What you have to do |
"MidArgs" is the word to look for; say how many lines of the listing below contain it, and nothing else.

Recorded information |
§ §

template <typename F>
void run_chain(fheram_ctx* c, int n, GlweRef src, GlweRef dst, GlweRef tmp, int gx, int gy, F&& step) {
    if (n <= 0) { if (!same(src, dst)) launch_copy(c, src, dst, gx, gy); return; }
    if (same(src, dst) && (n % 2 == 1)) {
        run_chain(c, n, src, tmp, dst, gx, gy, step);
        launch_copy(c, tmp, dst, gx, gy);
        return;
    }
    GlweRef cur = src;
    for (int i = 0; i < n; i++) {
        GlweRef out = ((n - 1 - i) % 2 == 0) ? dst : tmp;
        step(i, cur, out);
        cur = out;
    }
}
enum class ChainForm { Tail, Mid, Chain, Steps };
struct ChainPlan {
    ChainForm form;
    int split;
};
struct ChainQuery {
    bool ep;
    int n, gx, gy;
    bool rotated = false;
    bool one_wg = false;
    bool handoff = true;
};
ChainPlan chain_form(const fheram_ctx* c, const ChainQuery& q) {
    const long batch = (long)q.gx * q.gy;
    const int sk = q.ep ? 4 : c->s_evk;
    const bool len = q.n >= 2 && q.n <= CHAIN_MAX;
    const bool handoff = q.handoff && len && c->limb_split &&
                         c->cus >= TAIL_GROUPS * 32 &&
                         !capturing(c);
    if (handoff && !q.ep && !q.rotated && c->tail && c->fine_split && batch <= TAIL_GROUPS &&
        c->cur == c->stream &&
        2 * sk * 3 <= 32)
        return {ChainForm::Tail, 0};
    if (handoff && c->mid && batch > TAIL_GROUPS) {
        if (batch <= 16) return {ChainForm::Mid, 1};
        if (!q.ep && c->mid >= 2) {
            if (batch <= 8 * (32 / (2 * sk))) return {ChainForm::Mid, 2};
            if (batch <= 8 * (32 / sk)) return {ChainForm::Mid, 3};
        }
    }
    if (len && c->chain && pick_nco(c, q.gx, q.gy, q.one_wg) == 2 && !use_limb_split(c, q.gx, q.gy, sk) &&
        !use_fine_split(c, q.gx, q.gy, q.ep ? 2 * 4 * 2 * 3 : 2 * sk * 3))
        return {ChainForm::Chain, 0};
    return {ChainForm::Steps, 0};
}
bool chain_bufs(int n, GlweRef src, GlweRef dst, GlweRef tmp, GlweRef (&b)[2]) {
    if (n % 2 == 1) { if (same(src, dst)) return false; b[0] = dst; b[1] = tmp; }
    else { b[0] = tmp; b[1] = dst; }
    return !same(b[0], src);
}
ChainPlan plan_chain(const fheram_ctx* c, ChainQuery q, GlweRef src, GlweRef dst, GlweRef tmp, GlweRef (&b)[2], bool& fits) {
    fits = chain_bufs(q.n, src, dst, tmp, b);
    ChainPlan p = chain_form(c, q);
    if ((p.form == ChainForm::Tail && !(fits && !same(b[1], src))) || (p.form == ChainForm::Mid && !fits)) {
        q.handoff = false;
        p = chain_form(c, q);
    }
    return p;
}
void mid_rearm(fheram_ctx* c) {
    if (!c->mid && c->mid_saved && ++c->mid_off_ops >= 256) { c->mid = c->mid_saved; c->mid_saved = 0; c->mid_bad_windows = 0; c->mid_off_ops = 0; }
}
template <bool EP>
void fill_mid(fheram_ctx* c, MidArgs& ma, GlweRef src, GlweRef dst, int n, int gx, int gy) {
    const int side = c->cur == c->stream2 ? 1 : 0;
    ma.src = src; ma.dst = dst; ma.tw = c->d_tw; ma.big = c->d_mid_big[side]; ma.sync = c->d_mid_sync[side]; ma.y = c->d_mid_y[side];
    if (++c->mid_seq == 0) ++c->mid_seq;
    c->mid_launches++;
    c->mid_window_cts += (uint64_t)(gx * gy);
    if (!c->mid_test && c->mid_launches - c->mid_launch_mark >= 64) {
        const unsigned fb = __atomic_load_n(c->h_mid_fb, __ATOMIC_RELAXED) + __atomic_load_n(c->h_mid_fb + 16, __ATOMIC_RELAXED);
        const unsigned redone = fb - c->mid_fb_mark;
        const bool bad = (uint64_t)redone * 4u > c->mid_window_cts;
        c->mid_bad_windows = bad ? c->mid_bad_windows + 1 : 0;
        if (c->mid && c->mid_bad_windows >= 2) { c->mid_saved = c->mid; c->mid = 0; c->mid_disabled_count++; }
        c->mid_fb_mark = fb;
        c->mid_launch_mark = c->mid_launches;
        c->mid_window_cts = 0;
    }
    ma.seq = c->mid_seq; ma.n = n; ma.n_ct = gx * gy; ma.gx = gx; ma.rot_mul = 0; ma.rot_base = 0;
    ma.give_up_at = c->mid_test ? n - 2 : -1;
}
template <int SK, int RS, int LPM>
void launch_k_mid_trace(fheram_ctx* c, const MidArgs& ma) {
    constexpr int members = RS * 2 * SK / LPM;
    hipLaunchKernelGGL((k_chain_mid<false, SK, RS, LPM>), dim3(8 * (32 / members) * members), dim3(T), LDS_BYTES, c->cur, ma);
}
void launch_mid_trace(fheram_ctx* c, GlweRef src, const GlweRef (&b)[2], int start, int n, int gx, int gy, int rot_mul, int rot_base, int split) {
    ProfScope ps(c, "keyswitch", (uint64_t)gx * gy, n);
    ProfScope pm(c, "keyswitch_mid_launch", (uint64_t)gx * gy * n, 1);
    MidArgs ma;
    fill_mid<false>(c, ma, src, b[(n - 1) & 1], n, gx, gy);
    ma.rot_mul = rot_mul; ma.rot_base = rot_base;
    KsChainArgs ca;
    ca.base = ks_args(c, src, src, b[0], trace_key(c, start), c->gal[start], 0, rot_mul, rot_base);
    ca.buf[0] = b[0]; ca.buf[1] = b[1]; ca.n = n;
    ca.done = ma.sync; ca.done_seq = ma.seq; ca.host_count = c->h_mid_fb + (c->cur == c->stream2 ? 16 : 0);
    for (int i = 0; i < n; i++) { ma.opnd[i] = ca.key[i] = trace_key(c, start + i); ma.ginv[i] = ca.ginv[i] = galois_inv_mod(galois_mod(c->gal[start + i])); }
    with_evk(c, [&](auto sk) {
        constexpr int SK = decltype(sk)::value;
        if (split == 1) launch_k_mid_trace<SK, 3, 2>(c, ma); else if (split == 2) launch_k_mid_trace<SK, 1, 1>(c, ma); else launch_k_mid_trace<SK, 1, 2>(c, ma);
        hipLaunchKernelGGL((k_keyswitch_chain<3, SK, 3>), dim3(gx, gy, 1), dim3(T), LDS_BYTES, c->cur, ca);
    });
}
void launch_mid_ep(fheram_ctx* c, GlweRef src, const GlweRef (&b)[2], const double* prep, int d, int gx, int gy) {
    ProfScope ps(c, "ext_product", (uint64_t)gx * gy, d);
    ProfScope pm(c, "ext_product_mid_launch", (uint64_t)gx * gy * d, 1);
    MidArgs ma;
    fill_mid<true>(c, ma, src, b[(d - 1) & 1], d, gx, gy);
    EpChainArgs ca;
    ca.src = src; ca.buf[0] = b[0]; ca.buf[1] = b[1]; ca.tw = c->d_tw; ca.n = d;
    ca.done = ma.sync; ca.done_seq = ma.seq; ca.host_count = c->h_mid_fb + (c->cur == c->stream2 ? 16 : 0);
    for (int i = 0; i < d; i++) { ma.opnd[i] = ca.ggsw[i] = prep + (size_t)i * fheram_ctx::GGSW; ma.ginv[i] = 1; }
    hipLaunchKernelGGL((k_chain_mid<true, 4, 3, 2>), dim3(8 * 2 * 12), dim3(T), LDS_BYTES, c->cur, ma);
    hipLaunchKernelGGL((k_ext_product_chain<3, 4>), dim3(gx, gy, 1), dim3(T), LDS_BYTES, c->cur, ca);
}
void launch_ep_chain(fheram_ctx* c, GlweRef src, const GlweRef (&b)[2], const double* prep, int d, int gx, int gy) {
    ProfScope ps(c, "ext_product", (uint64_t)gx * gy, d);
    ProfScope pf(c, "ext_product_fused", (uint64_t)gx * gy, d);
    EpChainArgs ca;
    ca.src = src; ca.buf[0] = b[0]; ca.buf[1] = b[1]; ca.tw = c->d_tw; ca.n = d;
    for (int i = 0; i < d; i++) ca.ggsw[i] = prep + (size_t)i * fheram_ctx::GGSW;
    if (d >= 2) hipLaunchKernelGGL((k_ext_product_chain_r<4>), dim3(gx, gy, 1), dim3(T), LDS_BYTES, c->cur, ca);
    else hipLaunchKernelGGL((k_ext_product_chain<3, 4>), dim3(gx, gy, 1), dim3(T), LDS_BYTES, c->cur, ca);
}
void ep_chain(fheram_ctx* c, GlweRef src, GlweRef dst, GlweRef tmp, const double* prep, int d, int gx, int gy) {
    if (gx <= 0 || gy <= 0) return;
    GlweRef b[2];
    bool fits;
    switch (plan_chain(c, ChainQuery{true, d, gx, gy}, src, dst, tmp, b, fits).form) {
    case ChainForm::Mid: launch_mid_ep(c, src, b, prep, d, gx, gy); return;
    case ChainForm::Chain:
        if (!fits && !chain_bufs(d, src, tmp, dst, b)) break;
        launch_ep_chain(c, src, b, prep, d, gx, gy);
        if (!fits) launch_copy(c, tmp, dst, gx, gy);
        return;
    default: break;
    }
    run_chain(c, d, src, dst, tmp, gx, gy, [&](int i, GlweRef in, GlweRef out) { launch_ep(c, in, out, prep + (size_t)i * fheram_ctx::GGSW, gx, gy); });
}
void launch_trace_chain(fheram_ctx* c, GlweRef src, const GlweRef (&b)[2], int start, int n, int gx, int gy, int rot_mul, int rot_base) {
    ProfScope ps(c, "keyswitch", (uint64_t)gx * gy, n);
    ProfScope pf(c, "keyswitch_fused", (uint64_t)gx * gy, n);
    ProfScope pl(c, "keyswitch_chain_launch", (uint64_t)gx * gy * n, 1);
    KsChainArgs ca;
    ca.base = ks_args(c, src, src, b[0], trace_key(c, start), c->gal[start], 0, rot_mul, rot_base);
    ca.buf[0] = b[0]; ca.buf[1] = b[1]; ca.n = n;
    for (int i = 0; i < n; i++) { ca.key[i] = trace_key(c, start + i); ca.ginv[i] = galois_inv_mod(galois_mod(c->gal[start + i])); }
    const int yf = n >= 2 ? c->chain_y : 0;
    with_evk_wide(c, yf && c->wide, [&](auto sk, auto w) {
        constexpr int SK = decltype(sk)::value;
        if (!yf) hipLaunchKernelGGL((k_keyswitch_chain<3, SK, 3>), dim3(gx, gy, 1), dim3(T), LDS_BYTES, c->cur, ca);
        else if constexpr (decltype(w)::value) hipLaunchKernelGGL((k_keyswitch_chain_w<3, SK, 3, 3>), dim3(gx, gy, 1), dim3(T), LDS_BYTES, c->cur, ca);
        else hipLaunchKernelGGL((k_keyswitch_chain<3, SK, 3, 3>), dim3(gx, gy, 1), dim3(T), LDS_BYTES, c->cur, ca);
    });
}
struct OpndTable { int ws = 0; long stride = 0; unsigned src_map = 0; };
constexpr unsigned SRC_MAP_IDENTITY = 0x76543210u;
bool use_row_fuse(const fheram_ctx* c, int d, int n_tr, int gx, int gy, bool one_wg = false) {
    return c->fuse && c->chain_y == 3 && !capturing(c) &&
           chain_form(c, ChainQuery{true, d, gx, gy, false, one_wg}).form == ChainForm::Chain &&
           chain_form(c, ChainQuery{false, n_tr, gx, gy, false, one_wg}).form == ChainForm::Chain;
}
RowChainTableArgs with_table(const RowChainArgs& ra, const OpndTable& t) {
    RowChainTableArgs rt;
    static_cast<RowChainArgs&>(rt) = ra;
    rt.opnd_stride = t.stride; rt.ws = t.ws; rt.src_map = t.src_map;
    return rt;
}
void fill_row_chain(fheram_ctx* c, RowChainArgs& ra, const double* prep, int d, int start, int n_tr) {
    ra.ep.tw = c->d_tw; ra.ep.n = d;
    for (int i = 0; i < d; i++) ra.ep.ggsw[i] = prep + (size_t)i * fheram_ctx::GGSW;
    ra.ks.n = n_tr;
    for (int i = 0; i < n_tr; i++) { ra.ks.key[i] = trace_key(c, start + i); ra.ks.ginv[i] = galois_inv_mod(galois_mod(c->gal[start + i])); }
}
void launch_read_chain(fheram_ctx* c, GlweRef src, const GlweRef* ep_store, GlweRef dst, const double* prep, int d, int n_tr, int gx, int gy, const OpndTable& t) {
    ProfScope ps(c, "read_chain_launch", (uint64_t)gx * gy, 1);
    RowChainArgs ra;
    fill_row_chain(c, ra, prep, d, 0, n_tr);
    ra.ep.src = src;
    ra.ep.buf[0] = ra.ep.buf[1] = ep_store ? *ep_store : dst;
    ra.store_ep = ep_store ? 1 : 0;
    ra.ks.base = ks_args(c, dst, dst, dst, trace_key(c, 0), c->gal[0]);
    ra.ks.buf[0] = ra.ks.buf[1] = dst;
    ra.hi = dst; ra.trhi = dst;
    if (t.ws > 0) {
        c->wide_unsynced = true;
        with_evk(c, [&](auto sk) {
            constexpr int SK = decltype(sk)::value;
            hipLaunchKernelGGL((k_read_chain_t<SK, 4>), dim3(gx, gy, 1), dim3(T), LDS_BYTES, c->cur, with_table(ra, t));
        });
        return;
    }
    with_evk_wide(c, c->wide, [&](auto sk, auto w) {
        constexpr int SK = decltype(sk)::value;
        if constexpr (decltype(w)::value) hipLaunchKernelGGL((k_read_chain_w<SK, 4>), dim3(gx, gy, 1), dim3(T), LDS_BYTES, c->cur, ra);
        else hipLaunchKernelGGL((k_read_chain<SK, 4>), dim3(gx, gy, 1), dim3(T), LDS_BYTES, c->cur, ra);
    });
}
void launch_write_chain(fheram_ctx* c, GlweRef src, int rot_mul, int rot_base, GlweRef data, GlweRef trhi, const double* prep, int d, int n_tr, int gx, int gy, const OpndTable& t) {
    ProfScope ps(c, "write_chain_launch", (uint64_t)gx * gy, 1);
    RowChainArgs ra;
    fill_row_chain(c, ra, prep, d, 0, n_tr);
    ra.ks.base = ks_args(c, src, src, data, trace_key(c, 0), c->gal[0], 0, rot_mul, rot_base);
    ra.ks.buf[0] = ra.ks.buf[1] = data;
    ra.hi = data; ra.trhi = trhi;
    ra.ep.src = data; ra.ep.buf[0] = ra.ep.buf[1] = data;
    c->wide_unsynced = true;
    with_evk(c, [&](auto sk) {
        constexpr int SK = decltype(sk)::value;
        if (t.ws > 0) hipLaunchKernelGGL((k_write_chain_t<SK, 4>), dim3(gx, gy, 1), dim3(T), LDS_BYTES, c->cur, with_table(ra, t));
        else hipLaunchKernelGGL((k_write_chain<SK, 4>), dim3(gx, gy, 1), dim3(T), LDS_BYTES, c->cur, ra);
    });
}
void launch_trace_tail(fheram_ctx* c, GlweRef src, const GlweRef (&b)[2], int start, int n, int gx, int gy,
                       const double* prep = nullptr, int d = 0, GlweRef ep_out = GlweRef{nullptr, 0, 0}, bool store_ep = false, const OpndTable& t = {}) {
    ProfScope ps(c, "keyswitch", (uint64_t)gx * gy, n);
    ProfScope pt(c, "keyswitch_tail_launch", (uint64_t)gx * gy * n, 1);
    TailArgs ta;
    ta.src = src; ta.buf[0] = b[0]; ta.buf[1] = b[1]; ta.tw = c->d_tw; ta.big = big_of(c); ta.sync = c->d_tail_sync;
    ta.n_ep = prep ? d : 0; ta.ep_out = ep_out;
    for (int i = 0; i < TAIL_EP_MAX; i++) ta.ggsw[i] = (prep && i < d) ? prep + (size_t)i * fheram_ctx::GGSW : nullptr;
    if (++c->tail_seq == 0) ++c->tail_seq;
    c->tail_launches++;
    if (c->tail_test != 1 && c->tail_launches - c->tail_launch_mark >= 64) {
        const unsigned fb = *(volatile unsigned*)c->h_tail_fb;
        if (fb - c->tail_fb_mark > 16) c->tail = 0;
        c->tail_fb_mark = fb;
        c->tail_launch_mark = c->tail_launches;
    }
    ta.seq = c->tail_seq; ta.n = n; ta.n_ct = gx * gy; ta.gx = gx; ta.xoff = c->tail_xoff; ta.give_up_at = c->tail_test ? ta.n_ep + n - 2 : -1;
    KsChainArgs ca;
    ca.base = ks_args(c, src, src, b[0], trace_key(c, start), c->gal[start], 0, 0, 0);
    ca.buf[0] = b[0]; ca.buf[1] = b[1]; ca.n = n;
    ca.pred = c->d_tail_sync + TAIL_GROUPS * 32; ca.pred_seq = ta.seq; ca.host_count = c->h_tail_fb;
    for (int i = 0; i < n; i++) { ta.key[i] = ca.key[i] = trace_key(c, start + i); ta.ginv[i] = ca.ginv[i] = galois_inv_mod(galois_mod(c->gal[start + i])); }
    RowChainArgs ra;
    if (ta.n_ep) {
        fill_row_chain(c, ra, prep, d, start, n);
        ra.ep.src = src; ra.ep.buf[0] = ra.ep.buf[1] = ep_out; ra.store_ep = store_ep ? 1 : 0;
        ra.ks.base = ks_args(c, b[(n - 1) & 1], b[(n - 1) & 1], b[(n - 1) & 1], trace_key(c, start), c->gal[start]);
        ra.ks.buf[0] = ra.ks.buf[1] = b[(n - 1) & 1];
        ra.hi = ra.trhi = b[(n - 1) & 1];
        ra.ks.pred = ca.pred; ra.ks.pred_seq = ca.pred_seq; ra.ks.host_count = ca.host_count;
    }
    with_evk(c, [&](auto sk) {
        constexpr int SK = decltype(sk)::value;
        const dim3 groups(TAIL_GROUPS * 2 * SK * 3);
        if (t.ws > 0 && ta.n_ep) {
            TailTableArgs tt;
            static_cast<TailArgs&>(tt) = ta;
            tt.opnd_stride = t.stride; tt.ws = t.ws;
            hipLaunchKernelGGL((k_trace_tail_t<3, SK, 3>), groups, dim3(T), LDS_BYTES, c->cur, tt);
            c->wide_unsynced = true;
            hipLaunchKernelGGL((k_read_chain_t<SK, 4>), dim3(gx, gy, 1), dim3(T), LDS_BYTES, c->cur, with_table(ra, OpndTable{t.ws, t.stride, SRC_MAP_IDENTITY}));
            return;
        }
        hipLaunchKernelGGL((k_trace_tail<3, SK, 3>), groups, dim3(T), LDS_BYTES, c->cur, ta);
        if (ta.n_ep) hipLaunchKernelGGL((k_read_chain<SK, 4>), dim3(gx, gy, 1), dim3(T), LDS_BYTES, c->cur, ra);
        else hipLaunchKernelGGL((k_keyswitch_chain<3, SK, 3>), dim3(gx, gy, 1), dim3(T), LDS_BYTES, c->cur, ca);
    });
}
void trace_steps(fheram_ctx* c, GlweRef src, GlweRef dst, GlweRef tmp, int start, int end, int gx, int gy, int rot_mul = 0, int rot_base = 0) {
    if (gx <= 0 || gy <= 0) return;
    const int n = end - start;
    GlweRef b[2];
    bool fits;
    const ChainPlan p = plan_chain(c, ChainQuery{false, n, gx, gy, rot_mul != 0 || rot_base != 0}, src, dst, tmp, b, fits);
    switch (p.form) {
    case ChainForm::Tail: launch_trace_tail(c, src, b, start, n, gx, gy); return;
    case ChainForm::Mid: launch_mid_trace(c, src, b, start, n, gx, gy, rot_mul, rot_base, p.split); return;
    case ChainForm::Chain:
        if (!fits && !chain_bufs(n, src, tmp, dst, b)) break;
        launch_trace_chain(c, src, b, start, n, gx, gy, rot_mul, rot_base);
        if (!fits) launch_copy(c, tmp, dst, gx, gy);
        return;
    case ChainForm::Steps: break;
    }
    run_chain(c, n, src, dst, tmp, gx, gy, [&](int i, GlweRef in, GlweRef out) {
        KsArgs ka = ks_args(c, in, in, out, trace_key(c, start + i), c->gal[start + i], 0, i == 0 ? rot_mul : 0, i == 0 ? rot_base : 0);
        launch_ks_tr<KS_TRACE>(c, ka, gx, gy);
    });
}
int32_t* pack_levels(fheram_ctx* c, int32_t* src, int32_t* A, int32_t* B, long sy, long sx, size_t count, int gy,
                     int n_alone, int first_pair, bool keep_alone = false, int32_t* P0 = nullptr, int32_t* P1 = nullptr) {
    const int k = ilog2_ceil(count);
    int32_t* cur = src;
    auto other = [&](int32_t* x) { return x == A ? B : A; };
    if (n_alone > 0 && count > 0) {
        int32_t* b0 = other(src);
        int32_t* b1 = other(b0);
        if (b1 == src && P0 && P0 != src && chain_form(c, ChainQuery{false, n_alone, (int)count, gy}).form == ChainForm::Tail) b1 = P0;
        cur = keep_alone ? A : ((n_alone - 1) & 1) ? b1 : b0;
        trace_steps(c, ref(src, sy, sx), ref(cur, sy, sx), ref(cur == b0 ? b1 : b0, sy, sx), 0, n_alone, (int)count, gy);
    }
    size_t live = count;
    for (int m = 0; m < k; m++) {
        const int i = first_pair + m;
        const long h = (long)1 << (k - 1 - m);
        int32_t* nxt = (keep_alone && P0) ? (cur == P0 ? P1 : P0) : other(cur);
        const long n_pair = std::max<long>(0, std::min<long>(h, (long)live - h));
        const long n_alone_here = std::min<long>(h, (long)live) - n_pair;
        if (n_pair > 0) {
            KsArgs ka = ks_args(c, ref(cur, sy, sx), ref(cur + h * sx, sy, sx), ref(nxt, sy, sx), trace_key(c, i), c->gal[i], N >> (i + 1));
            launch_ks_tr<KS_PAIR>(c, ka, (int)n_pair, gy);
        }
        if (n_alone_here > 0) {
            KsArgs ka = ks_args(c, ref(cur + n_pair * sx, sy, sx), ref(cur, sy, sx), ref(nxt + n_pair * sx, sy, sx), trace_key(c, i), c->gal[i]);
            launch_ks_tr<KS_TRACE>(c, ka, (int)n_alone_here, gy);
        }
        live = std::min<size_t>(live, (size_t)h);
        cur = nxt;
    }
    return cur;
}
int coord_first_digit(const fheram_ctx* c, int ci) { int s = 0; for (int i = 0; i < ci; i++) s += (int)c->base2d[i].size(); return s; }
double* digits_of(const fheram_ctx* c, double* table, int ci) { return table + (size_t)coord_first_digit(c, ci) * fheram_ctx::GGSW; }
void coordinate_prepare(fheram_ctx* c, const fheram_addr* addr, int ci, double* table) {
    const int d = (int)c->base2d[ci].size();
    launch_prepare(c, addr->d_ggsw + (size_t)coord_first_digit(c, ci) * fheram_ctx::GGSW, digits_of(c, table, ci), d * (int)(fheram_ctx::GGSW / N));
}
void coordinate_prepare_all(fheram_ctx* c, const fheram_addr* addr, double* table) {
    launch_prepare(c, addr->d_ggsw, table, c->n_digits * (int)(fheram_ctx::GGSW / N));
}
void ggsw_inverse(fheram_ctx* c, const int32_t* in, int32_t* tmp, int d) {
    const long g4 = (long)fheram_ctx::GLWE4;
    int32_t* inp = const_cast<int32_t*>(in);
    KsArgs ka = ks_args(c, ref(inp, (long)fheram_ctx::GGSW, 2 * g4), ref(inp, 0, 0), ref(tmp, (long)fheram_ctx::GGSW, 2 * g4), c->d_atk_inv, -1);
    launch_ks<KS_AUTO, 4, 5, 4>(c, ka, fheram_ctx::DNUM_CT, d);
    KsArgs kt = ks_args(c, ref(tmp, (long)fheram_ctx::GGSW, 2 * g4), ref(tmp, 0, 0), ref(tmp + g4, (long)fheram_ctx::GGSW, 2 * g4), c->d_tsk, 1);
    launch_ks<KS_TENSOR, 4, 5, 4>(c, kt, fheram_ctx::DNUM_CT, d);
}
void coordinate_prepare_inv(fheram_ctx* c, const fheram_addr* addr, int ci, int32_t* tmp, double* prep) {
    const int d = (int)c->base2d[ci].size();
    ggsw_inverse(c, addr->d_ggsw + (size_t)coord_first_digit(c, ci) * fheram_ctx::GGSW, tmp, d);
    launch_prepare(c, tmp, prep, d * (int)(fheram_ctx::GGSW / N));
}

§ §

Output for this exercise |
4